Hi @del13r
Thank you for the pointer below. I didn’t notice this in the GUI (but it actually is on the “hamburger” (three vertical dots) config menu on the right top corner where it should be). My bad.
So I would say your reply was truly “enlightening”
Adding the “Return to grid” as the same entity as “Grid consumption” actually has some logic as this is the CT is the same sensor and the integration probably ignores positive and negative values between the two respective instances.
Pre V.7 I had my Python polling data in something like 10 second intervals from various Envoy APIs. You are right that on many APIs one is on their own calculating energy integral but I was interested about the metrics for individual panels (and washing odd/even to see the difference).

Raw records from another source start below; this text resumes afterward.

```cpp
template <int BC, bool OUT_F32, bool PIPE, int XB = (PIPE ? 2 : 1)>
__global__ __launch_bounds__(512, 4) void conv3x3_direct_kernel(const GemmNT p) {
    constexpr int KC = PIPE ? 32 : 64;
    constexpr int NPP = KC / 8, PB = KC * 2;
    constexpr int XBUFS = XB, WBUFS = PIPE ? 4 : 2;
    constexpr int WCO = BC >= 64 ? 64 : BC;
    constexpr int WGC = BC / WCO, WGP = 8 / WGC, ROWS = 16 / WGP;
    constexpr int TC = WCO / 16, TP = ROWS;
    constexpr int PPIX = 18 * 18, XL = (PPIX * NPP + 511) / 512, WL = (BC * NPP + 511) / 512;
    constexpr bool PRE32 = PIPE && XB == 1;
    constexpr int XBYTES = PIPE ? XL * 512 * 16 : (PPIX * 128 + 1023) / 1024 * 1024, WBYTES = PRE32 ? BC * PB : (PIPE ? WL * 512 * 16 : BC * 128);
    extern __shared__ __attribute__((aligned(16))) char smem[];
    char* sXb = smem;
    char* sWb = smem + XBUFS * XBYTES;
    const int tid = threadIdx.x, lane = tid & 63, wave = __builtin_amdgcn_readfirstlane(tid >> 6);
    const int wc = wave / WGP, wp = wave % WGP;
    const XSrc& xs = p.x;
    const int ncy = (p.Nout + BC - 1) / BC;
    const int tx_n = (xs.W + 15) >> 4, ty_n = (xs.H + 15) >> 4;
    const int lid = xcd_remap(blockIdx.x, gridDim.x);
    unsigned long long* stampb = (HN_DBG(p) & 16) && (blockIdx.x & 63) == 0 && tid == 0
                                     ? reinterpret_cast<unsigned long long*>(p.dbg_buf) + (blockIdx.x >> 6) * 128 : nullptr;
    int stampi = 0;
    auto stamp = [&]() {
#ifdef HN_TUNING
        __builtin_amdgcn_sched_barrier(0);
        if (stampb && stampi < 128) stampb[stampi++] = __builtin_amdgcn_s_memtime();
        __builtin_amdgcn_sched_barrier(0);
#endif
    };
    stamp();
    const int npatch = gridDim.x / ncy;
    const int c_tile = p.tile_major ? lid / npatch : lid % ncy;
    int t = p.tile_major ? lid % npatch : lid / ncy;
    const int patch_id = t;
    const int tx = t % tx_n;
    t /= tx_n;
    const int ty = t % ty_n;
    const int n = t / ty_n;
    const int c_blk = c_tile * BC, oy0 = ty * 16, ox0 = tx * 16;
    const int org = xs.mode == 2 ? -1 : -2;
    const int Ctot = xs.C0 + xs.C1;
    const int NT = p.phase_mode ? 4 : 9;
    const int nchunk = xs.diag ? 1 : (p.KP + KC - 1) / KC, S = nchunk * NT;
    const int Ktot = 9 * p.KP;
    const int tile_phase = p.phase_mode == 1 ? c_blk / p.phase_span : 0;
    const int cpp = p.phase_mode == 2 ? p.phase_span / KC : 0;
    struct Cur { int chunk, ti, ph, cnt; };
    auto cur0 = [&]() { Cur c; c.chunk = 0; c.ti = 0; c.ph = tile_phase; c.cnt = 0; return c; };
    auto adv = [&](Cur& c) {
        if (++c.ti == NT) {
            c.ti = 0;
            ++c.chunk;
            if (p.phase_mode == 2 && ++c.cnt == cpp) { c.cnt = 0; ++c.ph; }
        }
    };
    auto tap_at = [&](const Cur& c) { return p.phase_mode ? ((c.ph >> 1) + (c.ti >> 1)) * 3 + (c.ph & 1) + (c.ti & 1) : c.ti; };
    const int xc0 = xs.diag ? c_blk : 0;
    float* sbias = reinterpret_cast<float*>(smem + XBUFS * XBYTES + ((!PIPE || PRE32) && p.wpre ? S : WBUFS) * WBYTES);
    if (tid < BC) sbias[tid] = (p.bias && c_blk + tid < p.Nout) ? p.bias[c_blk + tid] : 0.f;

    if (BC == 64 && !PIPE && xs.diag) {
#pragma unroll
        for (int i = 0; i < 2; ++i) {
            if (512 * i + 64 * wave < 9 * 64) {
                const int e = 512 * i + tid, tap = e >> 6, col = e & 63, co = c_blk + col;
                const bf16* src = co < p.Nout ? p.w + co * (9 * p.KP) + tap * 64 + (col >> 3) * 8 : g_zero_piece;
                glds16(src, smem + XBUFS * XBYTES + (512 * i + 64 * wave) * 16);
            }
        }
    }
    int* patch_src = reinterpret_cast<int*>(sbias + BC);
    if (tid < 36) {
        const bool isy = tid < 18;
        const int k = isy ? tid : tid - 18, L = isy ? xs.Hi : xs.Wi;
        int g = (isy ? oy0 : ox0) + org + k;
        if (xs.mode == 2) g = border_idx(g, L, xs.clamp);
        else g = (g >= 0 && g < L) ? g : -1;
        patch_src[tid] = g;
// ... 2147 lines not shown
    const XSrc& x = p.x;
    const long npatch = (long)cdiv(x.W, 16) * cdiv(x.H, 16) * n_img;
    if (x.clamp == 1 && !x.diag && !out_f32 && p.d2s == 64 && p.phase_mode == 1 && p.phase_span == 64 && p.taps == 9 && p.KP == 64 && x.C0 == 64 &&
        x.C1 == 0 && p.Nout == 256 && !p.psum && !p.addend && (p.act == HN_ACT_ELU || p.act == HN_ACT_NONE) && (x.ld0 & 7) == 0 &&
        (p.ldc & 7) == 0 && p.ldc >= 64 && aligned16(p.out) && g_hn_knob[11] != 3 && npatch >= 1024) {
        SegPhase q;
        q.x = x.x0; q.ldx = x.ld0; q.N = n_img; q.H = x.H; q.W = x.W; q.w = p.w; q.bias = p.bias; q.out = (bf16*)p.out; q.ldc = p.ldc;
        q.act = p.act; q.npatch = (int)npatch;
        q.ppw = cdiv(npatch, 64);
        const int grid = 4 * cdiv(npatch, q.ppw);
        const size_t lds = 2 * (size_t)((18 * 18 * 8 + 63) / 64) * 1024 + 256 * 128;
        static std::atomic<unsigned long long> optin_sp{0};
        if (!lds_optin(optin_sp, {(const void*)seg_phase64_conv_kernel})) return HN_ERR_LAUNCH;
        hipLaunchKernelGGL(seg_phase64_conv_kernel, dim3(grid), dim3(512), lds, st, q);
        HN_LAUNCH_CHECK();
    }
    if (x.clamp == 1 && !x.diag && out_f32 && p.d2s && p.taps == 9 && p.KP == 64 && x.C0 == 64 && x.C1 == 0 && p.Nout == 4 * p.d2s &&
        p.Nout <= 32 && !p.psum && !p.addend && p.phase_mode == 0 && p.act == HN_ACT_NONE && (x.ld0 & 7) == 0 && ((32 * p.d2s) & 3) == 0 &&
        ((2 * x.W * p.d2s) & 3) == 0 && aligned16(p.out) && g_hn_knob[11] != 3 && npatch >= 1024) {
        SegOut q;
        q.x = x.x0; q.ldx = x.ld0; q.N = n_img; q.H = x.H; q.W = x.W; q.w = p.w; q.Nout = p.Nout; q.k = p.d2s; q.bias = p.bias;
        q.out = p.amax ? nullptr : (float*)p.out; q.amax = p.amax; q.npatch = (int)npatch;
        q.ppw = cdiv(npatch, 256);
        const int grid = cdiv(npatch, q.ppw);
        const size_t lds = 2 * (size_t)((18 * 18 * 8 + 63) / 64) * 1024 + (size_t)32 * 32 * p.d2s * 4;
        static std::atomic<unsigned long long> optin_so{0};
        if (!lds_optin(optin_so, {(const void*)seg_out_conv_kernel<true>, (const void*)seg_out_conv_kernel<false>})) return HN_ERR_LAUNCH;
        if (p.amax) hipLaunchKernelGGL(seg_out_conv_kernel<true>, dim3(grid), dim3(512), lds, st, q);
        else hipLaunchKernelGGL(seg_out_conv_kernel<false>, dim3(grid), dim3(512), lds, st, q);
        HN_LAUNCH_CHECK();
    }
    HN_CHECK_ARG(x.Wi < 8192 && x.Hi < 32768);
    int bc = x.diag ? 64 : (p.Nout <= 16 ? 16 : (p.Nout <= 32 ? 32 : (p.Nout <= 64 ? 64 : 128)));
    if (p.phase_mode == 1 && p.phase_span < bc) bc = 64;
    const bool staged_ok = (p.ldc & 7) == 0 && (p.Nout & 7) == 0 && aligned16(p.out) && (!p.d2s || ((p.d2s & 7) == 0 && p.Nout % bc == 0));
    if (bc >= 64 && !out_f32 && !staged_ok) {
        if (x.diag) return HN_ERR_UNSUPPORTED;
        bc = 32;
    }
    dim3 grid((unsigned)(cdiv(p.Nout, bc) * cdiv(x.W, 16) * cdiv(x.H, 16) * n_img));
    const int nsteps = p.phase_mode ? 4 : 9;
    p.wpre = (!x.diag && p.KP <= 64 && (size_t)nsteps * bc * 128 <= 32768 && g_hn_knob[11] != 2) ? 1 : 0;
    const bool narrow = bc == 64 && !out_f32 && !x.diag && !p.wpre && p.KP <= 32 && nsteps == 9 && g_hn_knob[18] == 0;
    if (narrow) p.wpre = 1;
#ifdef HN_TUNING
    const bool pipe = narrow || (g_direct_pipe && bc >= 64 && !out_f32 && !x.diag && !p.wpre && p.KP > 64);
#else
    const bool pipe = narrow;
#endif
    const size_t lds = narrow ? (size_t)(((18 * 18 * 4 + 511) / 512) * 512 * 16) + 9 * (size_t)(64 * 64)
                     : pipe ? (size_t)2 * (((18 * 18 * 4 + 511) / 512) * 512 * 16) + 4 * (size_t)(512 * 16)
                            : (size_t)((18 * 18 * 128 + 1023) / 1024 * 1024) + (p.wpre ? nsteps : 2) * (size_t)bc * 128;
    const size_t lds_bias = (size_t)bc * 4 + 36 * 4;
    static std::atomic<unsigned long long> optin{0};
    if (!lds_optin(optin, {(const void*)conv3x3_direct_kernel<16, true, false>, (const void*)conv3x3_direct_kernel<16, false, false>,
                           (const void*)conv3x3_direct_kernel<32, true, false>, (const void*)conv3x3_direct_kernel<32, false, false>,
                           (const void*)conv3x3_direct_kernel<64, true, false>, (const void*)conv3x3_direct_kernel<64, false, false>,
                           (const void*)conv3x3_direct_kernel<128, true, false>, (const void*)conv3x3_direct_kernel<128, false, false>}))
        return HN_ERR_LAUNCH;
    if (narrow) {
        hipLaunchKernelGGL((conv3x3_direct_kernel<64, false, true, 1>), grid, dim3(512), lds + lds_bias, st, p);
        HN_LAUNCH_CHECK();
    }
#ifdef HN_TUNING
    static std::atomic<unsigned long long> optin_pipe{0};
    if (pipe) {
        if (!lds_optin(optin_pipe, {(const void*)conv3x3_direct_kernel<64, false, true>, (const void*)conv3x3_direct_kernel<128, false, true>}))
            return HN_ERR_LAUNCH;
        if (bc == 64) hipLaunchKernelGGL((conv3x3_direct_kernel<64, false, true>), grid, dim3(512), lds + lds_bias, st, p);
        else hipLaunchKernelGGL((conv3x3_direct_kernel<128, false, true>), grid, dim3(512), lds + lds_bias, st, p);
        HN_LAUNCH_CHECK();
    }
#endif
#define DIRECT_CASE(BC_) \
    if (bc == BC_) { \
        if (out_f32) hipLaunchKernelGGL((conv3x3_direct_kernel<BC_, true, false>), grid, dim3(512), lds + lds_bias, st, p); \
        else hipLaunchKernelGGL((conv3x3_direct_kernel<BC_, false, false>), grid, dim3(512), lds + lds_bias, st, p); \
    }
    DIRECT_CASE(16) DIRECT_CASE(32) DIRECT_CASE(64) DIRECT_CASE(128)
#undef DIRECT_CASE
    HN_LAUNCH_CHECK();
}

static int run_gemm_nt(GemmNT& p, int n_img, bool out_f32, hipStream_t st) {
    const XSrc& x = p.x;
    const int Nout = p.Nout, KP = p.KP, taps = p.taps;
    const long M = x.M;
    HN_CHECK_ARG(x.x0 && p.w && p.out && M > 0 && Nout > 0 && KP > 0 && (KP & 31) == 0 && taps >= 1 && taps <= 9);
    HN_CHECK_ARG(!p.xscale || (p.xshift && x.mode <= 1 && !out_f32 && x.C1 == 0 && (!p.xgate || p.xhw > 0)));
    HN_CHECK_ARG(p.phase_mode == 0 || ((x.mode == 3 || x.clamp == 1) && p.phase_span >= 64 && p.phase_span % 64 == 0 && !p.psum && !p.rpi));
    HN_CHECK_ARG(!p.addend || p.add_pre || (!out_f32 && (Nout & 7) == 0 && (p.ldc & 7) == 0 && (p.ld_add & 7) == 0 && p.rpi == 0 && x.mode <= 1 &&
                                            aligned16(p.out) && aligned16(p.addend)));
    HN_CHECK_ARG(!p.addend || !p.add_pre || ((x.mode <= 1 || p.phase_mode == 1) && p.rpi == 0 && (p.ld_add & 3) == 0));
    HN_CHECK_ARG((x.C0 & 7) == 0 && (x.C1 & 7) == 0 && (x.ld0 & 7) == 0 && (x.C1 == 0 || (x.x1 && (x.ld1 & 7) == 0)));
    HN_CHECK_ARG(x.mode >= 0 && x.mode <= 3 && (!x.clamp || (x.up == 0 && x.C1 == 0)));
    HN_CHECK_ARG(x.diag ? (KP == 64 && Nout == x.C0 && !p.rpi) : x.C0 + x.C1 <= KP);
    HN_CHECK_ARG(x.mode == 0 || (long)n_img * x.H * x.W == M);
    HN_CHECK_ARG(x.mode < 2 ? taps == 1 : taps == 9);
    HN_CHECK_ARG(x.mode != 2 || x.clamp || (x.H >= 2 && x.W >= 2));
    HN_CHECK_ARG(p.add_s2 == 0 || (p.add_s2 == 1 && p.addend && !p.add_pre && p.ld_add > 0 && x.mode == 0 && !(x.H & 1) && !(x.W & 1) &&
                                   (long)n_img * x.H * x.W == M && M < (1L << 32)));
    HN_CHECK_ARG(!p.lcoef || (x.mode == 0 && taps == 1 && !p.psum && !p.xscale));
    HN_CHECK_ARG(!p.lo_n || (x.mode == 0 && taps == 1 && out_f32 && !p.psum && !p.xscale && p.rpi == 0 && !p.addend && M < (1L << 32)));
    HN_CHECK_ARG(p.w_rpi == 0 || (x.mode == 0 && taps == 1 && !p.xscale && p.w_rpi % 128 == 0 && M < (1L << 32)));
    HN_CHECK_ARG(p.emode != 3 || (x.mode == 0 && taps == 1 && p.psum && p.psq && !out_f32 && p.addend && !p.add_pre && p.ld_add > 0 && !p.add_s2 &&
                                   (Nout & 7) == 0 && (p.ldc & 7) == 0 && p.rpi == 0 && aligned16(p.out) && small_tile(M, Nout)));
    HN_CHECK_ARG(!p.d2s || (x.clamp == 1 && (out_f32 || p.phase_mode == 1) && p.rpi == 0 && !p.psum && Nout == 4 * p.d2s));
    p.tile_major = g_hn_knob[11] == 1 ? 1 : 0;
    p.dbg = (int)g_hn_knob[14];
    p.dbg_buf = reinterpret_cast<unsigned long long*>(g_hn_knob[15]);
    if (x.mode >= 2 && (!p.psum || x.diag) && !p.rpi) return launch_direct(p, n_img, out_f32, st);
    if (p.xscale) {
#ifdef HN_TUNING
        if (small_tile(M, Nout)) return launch_nt_xf<64, 64, 2, 2>(p, st);
        switch (pick_bc(Nout)) {
            case 16: return launch_nt_xf<16, 128, 1, 4>(p, st);
            case 32: return launch_nt_xf<32, 128, 1, 4>(p, st);
            case 64: return launch_nt_xf<64, 128, 2, 2>(p, st);
            default: return launch_nt_xf<128, 128, 2, 2>(p, st);
        }
#else
        return HN_ERR_UNSUPPORTED;
#endif
    }
    if (small_tile(M, Nout)) {
        if (x.mode <= 1 && taps == 1 && KP >= (g_hn_knob[6] > 1 ? g_hn_knob[6] : 512) && g_hn_knob[6] != 1 && !g_nt_force_r)
            return launch_nt_r<64, 64, 2, 2, 2, 2>(p, out_f32, st);
        return launch_nt<64, 64, 2, 2>(p, out_f32, st);
    }
    switch (pick_bc(Nout)) {
        case 16: return launch_nt<16, 128, 1, 4>(p, out_f32, st);
        case 32: return launch_nt<32, 128, 1, 4>(p, out_f32, st);
        case 64: return launch_nt<64, 128, 2, 2>(p, out_f32, st);
        default: return launch_nt<128, 128, 2, 2>(p, out_f32, st);
    }
}

extern "C" int hn_conv_gemm_nt(const void* x0, const void* x1, int mode, int n_img, int H, int W, int C0, int C1, int ld0, int ld1,
                               int up, long M, const void* w, int Nout, int KP, int taps, const float* bias, int act, void* out,
                               int out_f32, int ldc, long rpi, long img_stride, float* psum, float* psq, hipStream_t st) {
    GemmNT p = nt_conv(x0, x1, mode, H, W, C0, C1, ld0, ld1, up, M, w, Nout, KP, taps, bias, act, out, ldc, rpi, img_stride, psum, psq);
    return run_gemm_nt(p, n_img, out_f32, st);
}

extern "C" int hn_conv_gemm_nt_imgw(const void* x0, int ld0, long M, int C0, const void* w, long w_img_stride, long rows_per_image, int Nout,
                                    int KP, const float* bias, int act, void* out, int ldc, const void* addend, int ld_add, hipStream_t st) {
    HN_CHECK_ARG(rows_per_image > 0 && rows_per_image % 128 == 0 && M % rows_per_image == 0 && w_img_stride >= (long)Nout * KP);
    HN_CHECK_ARG(!addend || ld_add > 0);
    GemmNT p = nt_rows(x0, ld0, M, C0, w, Nout, KP, bias, act, out, ldc);
    p.w_img_stride = w_img_stride; p.w_rpi = (unsigned)rows_per_image;
    if (addend) { p.addend = (const bf16*)addend; p.ld_add = ld_add; p.add_pre = 1; }
    return run_gemm_nt(p, 0, false, st);
}

extern "C" int hn_conv_gemm_nt_lvl(const void* x0, int ld0, long M, int C0, const void* w, int Nout, int KP, const float* bias, int act,
                                   void* out, int ldc, const float* coef, int nlev, const long* rows, hipStream_t st) {
    HN_CHECK_ARG(coef && rows && nlev >= 1 && nlev <= HN_MAX_LEVELS);
    GemmNT p = nt_rows(x0, ld0, M, C0, w, Nout, KP, bias, act, out, ldc);
    p.lcoef = coef; p.ln = nlev;
    for (int l = 0; l < nlev; ++l) {
        HN_CHECK_ARG(rows[l] > 0 && rows[l] % 128 == 0);
        p.lrow[l + 1] = p.lrow[l] + rows[l];
    }
    HN_CHECK_ARG(p.lrow[nlev] == M);
    return run_gemm_nt(p, 0, false, st);
}

extern "C" int hn_conv_gemm_nt_lvlout(const void* x0, int ld0, long M, int C0, const void* w, int Nout, int KP, const float* bias, int act,
                                      float* out, int ldc, long img_stride, int n_img, int nlev, const int* H, const int* W, int row_align,
                                      hipStream_t st) {
    HN_CHECK_ARG(out && H && W && n_img > 0 && nlev >= 1 && nlev <= HN_MAX_LEVELS && row_align > 0 && row_align % 128 == 0 && img_stride >= 0);
    GemmNT p = nt_rows(x0, ld0, M, C0, w, Nout, KP, bias, act, out, ldc);
    p.img_stride = img_stride;
    p.ln = nlev; p.lo_n = n_img;
    unsigned pix = 0;
    for (int l = 0; l < nlev; ++l) {
        HN_CHECK_ARG(H[l] > 0 && W[l] > 0);
        const long real = (long)n_img * H[l] * W[l];
        p.lrow[l + 1] = p.lrow[l] + (real + row_align - 1) / row_align * row_align;
        p.lo_hw[l] = (unsigned)(H[l] * W[l]);
        p.lo_pix[l] = pix;
        pix += p.lo_hw[l];
    }
    HN_CHECK_ARG(p.lrow[nlev] == M);
    return run_gemm_nt(p, 0, true, st);
}

__global__ __launch_bounds__(256) void scale_weight_gate_kernel(const bf16* wp, const float* gate, bf16* out, int N, int Cout, int C, int KP) {
    const unsigned k8n = (unsigned)KP >> 3;
    const unsigned total = (unsigned)N * (unsigned)Cout * k8n;
    for (unsigned idx = blockIdx.x * 256u + threadIdx.x; idx < total; idx += gridDim.x * 256u) {
        const unsigned t = idx / k8n, k8 = idx - t * k8n;
        const unsigned n = t / (unsigned)Cout, co = t - n * (unsigned)Cout;
        const bf16x8 v = ld8(wp + (long)co * KP + k8 * 8);
        bf16x8 o;
#pragma unroll
        for (int j = 0; j < 8; ++j) {
            const int k = (int)k8 * 8 + j;
            o[j] = f2bf(k < C ? bf2f(v[j]) * gate[(long)n * C + k] : 0.f);
        }
        st8(out + ((long)n * Cout + co) * KP + k8 * 8, o);
    }
}
extern "C" int hn_scale_weight_gate(const void* wp, const float* gate, void* out, int N, int Cout, int C, int KP, hipStream_t st) {
    HN_CHECK_ARG(wp && gate && out && N > 0 && Cout > 0 && C > 0 && C <= KP && (KP & 31) == 0 && (long)N * Cout * (KP >> 3) < (1L << 31));
    long b = ((long)N * Cout * (KP >> 3) + 255) / 256;
    if (b > 4096) b = 4096;
// ... 620 lines not shown
```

So I was polling fast, aligning data from various API sources by the time stamps and filling-in the blanks not provided by the “lifetime” energy API. I might eventually get back to that but I need to decipher how to share the access token since the two applications requesting tokens would be “pulling rug under each other” - disqualifying the other party acquired token.
I spent way too much time yesterday trying to figure out where in the filesystem does the
./enphase_energy/diagnostics.py
live. This module contains a set “TO_REDACT” containing “CONF_TOKEN”. Once I comment that line out I can harvest the token from the log and re-use in parallel with hass. Shouldn’t be that hard, right?
Another reason to possibly venture into a custom integration might be the granularity of reporting. Right now he binning is on a hourly basis. I remember someone loudly defending on one of the forums that kWh can be (obviously ) reported only in hourly increments (and it would then be easy to deduce that J (or Ws) work only when reported for each second
For now I just need to be more patient or resurrect my non hass implementation.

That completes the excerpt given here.